HOOFDSTUK 1. - Algemene bepalingen

Artikel 1. Deze ordonnantie regelt een aangelegenheid als bedoeld in artikel 39 van de Grondwet.

Art. 2. Voor de toepassing van deze ordonnantie wordt verstaan onder:

  1. parkeerplaats: ruimte op de openbare wegenis die bestemd is om een voertuig te parkeren;

  2. gereglementeerde zone: deel van het grondgebied van het Gewest bestaande uit parkeerplaatsen op de openbare wegenis en waarvan het gebruik gereglementeerd is volgens de categorie waartoe het behoort;

  3. vrijstellingskaart: individuele vergunning uitgereikt aan bijzondere categorieën gebruikers van parkeerplaatsen;

  4. openbare parking: elke parking die voor het publiek toegankelijk is en voldoet aan de door de Regering krachtens artikel 4 vastgelegde voorwaarden, ongeacht of dit een parking is die toebehoort aan het Gewest of aan gelijk welke andere privaatrechtelijke of publiekrechtelijke rechtspersoon;

  5. dynamisch parkeergeleidingssysteem: informatie- en geleidingssysteem betreffende de vrije parkeerplaatsen in openbare parkings;

  6. Parkeeragentschap: Parkeeragentschap van het Brussels Hoofdstedelijk Gewest, zoals bepaald in hoofdstuk 7;

  7. controle: de controle op de naleving van het gereglementeerd parkeren op de openbare wegenis;

  8. parkeerretributie: de financiële tegenprestatie voor de terbeschikkingstelling van een parkeerplaats zoals vastgelegd krachtens deze ordonnantie, haar uitvoeringsbesluiten alsmede de gemeentelijke aanvullende parkeerretributiereglementen;

  9. inning: de ontvangst van parkeerretributies;

  10. deelvoertuig: het voertuig van een door de Regering erkende of toegelaten dienst.

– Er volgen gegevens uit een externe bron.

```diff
@@ -393,7 +503,7 @@
   bf16x8 af[HQA][2], bfr[4][2];
 
 #ifdef SF_STAMP
-  unsigned long long* stamp = (EPI == SF_EPI_BIAS && p.gate_e0) ? reinterpret_cast<unsigned long long*>(const_cast<bf16_t*>(p.gate_e0)) + ((long)bid * 2 + grp) * 8 : nullptr;
+  unsigned long long* stamp = (EPI != SF_EPI_BIAS_GATE_RESID && p.gate_e0) ? reinterpret_cast<unsigned long long*>(const_cast<bf16_t*>(p.gate_e0)) + ((long)bid * 2 + grp) * 8 : nullptr;
   if (stamp && (tid & 255) == 0) { stamp[0] = __builtin_amdgcn_s_memtime(); stamp[4] = __builtin_amdgcn_s_memrealtime(); }
 #endif
   const int nk = p.K / BK;
@@ -453,8 +563,12 @@
 
   constexpr std::integral_constant<int, 0> Q0{};
   constexpr std::integral_constant<int, 1> Q1{};
-  for (int kt = 0; kt < nk; ++kt) {
-    const char* buf = smem + (kt & 1) * Cfg::STAGE;
+  const int m_base = m0 + grp * (BMp / 2), n_base = n0 + wc * 64;
+  const bool lds_epi = (p.N & 7) == 0 && (p.ldo & 7) == 0;
+  const bool early = EARLY && lds_epi;
+  const int nk_loop = EARLY ? nk - 1 : nk;
+  for (int kt = 0; kt < nk_loop; ++kt) {
+    const char* buf = stages + (kt & 1) * Cfg::STAGE;
     const bool more1 = kt + 1 < nk, more2 = kt + 2 < nk;
     read_a(buf, Q0);
     read_b(buf, 0);
@@ -478,20 +592,58 @@
     end_load_segment();
     cluster(Q1, 0);
   }
+  EpiCols<EPI> ec;
+  if constexpr (EARLY) {
+    const char* buf = stages + ((nk - 1) & 1) * Cfg::STAGE;
+    char* escr = smem + (((nk - 1) & 1) ? 0 : Cfg::LDS - Cfg::EARLY) + wave * (HQA * 2048);
+    bf16x4 erv[HQA][4], ege[HQA][4];
+    read_a(buf, Q0);
+    read_b(buf, 0);
+    if (early) {
+      epi_load_cols<EPI>(p, n_base, lane, ec);
+      epi_load_rows<EPI, HQA>(p, ec, m_base, 0, lane, erv, ege);
+    }
+    end_load_segment();
+    cluster(Q0, 0);
+    read_b(buf, 2);
+    end_load_segment();
+    cluster(Q0, 2);
+    read_a(buf, Q1);
+    if (early) epi_write_rows<EPI, MT, HQA>(acc, 0, ec, erv, ege, escr, lane);
+    end_load_segment();
+    cluster(Q1, 2);
+    if (early) epi_store_rows<HQA>(p, escr, m_base, n_base, 0, lane);
+    else asm volatile("s_waitcnt vmcnt(0)" ::: "memory");
+    end_load_segment();
+    cluster(Q1, 0);
+  }
   if (grp == 0) __builtin_amdgcn_s_barrier();
 #ifdef SF_STAMP
-  if (stamp && (tid & 255) == 0) stamp[2] = __builtin_amdgcn_s_memtime();
+  const bool stamper = stamp && (tid & 255) == 0;
+  if (stamper) stamp[2] = __builtin_amdgcn_s_memtime();
+  unsigned long long* const estamp = stamper ? stamp : nullptr;
+#else
+  unsigned long long* const estamp = nullptr;
 #endif
 
-  const int m_base = m0 + grp * (BMp / 2), n_base = n0 + wc * 64;
-  if constexpr (F8) fp8_scale_acc<MT>(p, acc, m_base, n_base, lane);
-  if ((p.N & 7) == 0 && (p.ldo & 7) == 0)
-    gemm_epilogue_lds<EPI, MT>(p, acc, m_base, n_base, smem + wave * (MT * 2048), lane);
-  else
-    gemm_epilogue<EPI, MT>(p, acc, m_base + (lane & 15), n_base + (lane >> 4) * 4);
+  if (early) {
+    if constexpr (EARLY) epi_lds_range<EPI, MT, HQA, MT>(p, acc, ec, m_base, n_base, smem + wave * (HQB * 2048), lane, estamp);
+  } else {
+    if constexpr (F8) fp8_scale_acc<MT>(p, acc, m_base, n_base, lane);
+    if (lds_epi) {
+      if constexpr ((EPI == SF_EPI_BIAS_RESID || EPI == SF_EPI_BIAS_GATE_RESID) && MT >= 7) {
+        gemm_epilogue_lds<EPI, MT>(p, acc, m_base, n_base, smem + wave * (MT * 2048), lane);
+      } else {
+        epi_load_cols<EPI>(p, n_base, lane, ec);
+        epi_lds_range<EPI, MT, 0, MT>(p, acc, ec, m_base, n_base, smem + wave * (MT * 2048), lane, estamp);
+      }
+    } else {
+      gemm_epilogue<EPI, MT>(p, acc, m_base + (lane & 15), n_base + (lane >> 4) * 4);
+    }
+  }
 #ifdef SF_STAMP
   asm volatile("s_waitcnt vmcnt(0)" ::: "memory");
-  if (stamp && (tid & 255) == 0) { stamp[3] = __builtin_amdgcn_s_memtime(); stamp[5] = __builtin_amdgcn_s_memrealtime(); }
+  if (stamper) { stamp[3] = __builtin_amdgcn_s_memtime(); stamp[5] = __builtin_amdgcn_s_memrealtime(); }
 #endif
 }
 
@@ -623,10 +775,13 @@
 
   const int m_base = m0 + grp * 64, n_base = n0 + wc * 64;
   if constexpr (F8) fp8_scale_acc<4>(p, acc, m_base, n_base, lane);
-  if ((p.N & 7) == 0 && (p.ldo & 7) == 0)
-    gemm_epilogue_lds<EPI, 4>(p, acc, m_base, n_base, smem + wave * 8192, lane);
-  else
+  if ((p.N & 7) == 0 && (p.ldo & 7) == 0) {
+    EpiCols<EPI> ec;
+    epi_load_cols<EPI>(p, n_base, lane, ec);
+    epi_lds_range<EPI, 4, 0, 4>(p, acc, ec, m_base, n_base, smem + wave * 8192, lane);
+  } else {
     gemm_epilogue<EPI, 4>(p, acc, m_base + (lane & 15), n_base + (lane >> 4) * 4);
+  }
 }
 
 template <int EPI, bool F8>
```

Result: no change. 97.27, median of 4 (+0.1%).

    HOOFDSTUK 2. - Uitdagingen en middelen

    Art. 3. Het parkeerbeleid draagt bij tot het mobiliteitsbeleid door het parkeren aan te wenden als actiehefboom met betrekking tot de mobiliteitskeuzes, als instrument voor het opwaarderen van de openbare ruimte, als schakel in intermodale verplaatsingsketens en als dienst die wordt verleend aan de gebruikers.

    Het parkeerbeleid laat toe het parkeren op de gewest- en gemeentewegen op een doeltreffende, coherente, evenwichtige en overlegde manier te organiseren.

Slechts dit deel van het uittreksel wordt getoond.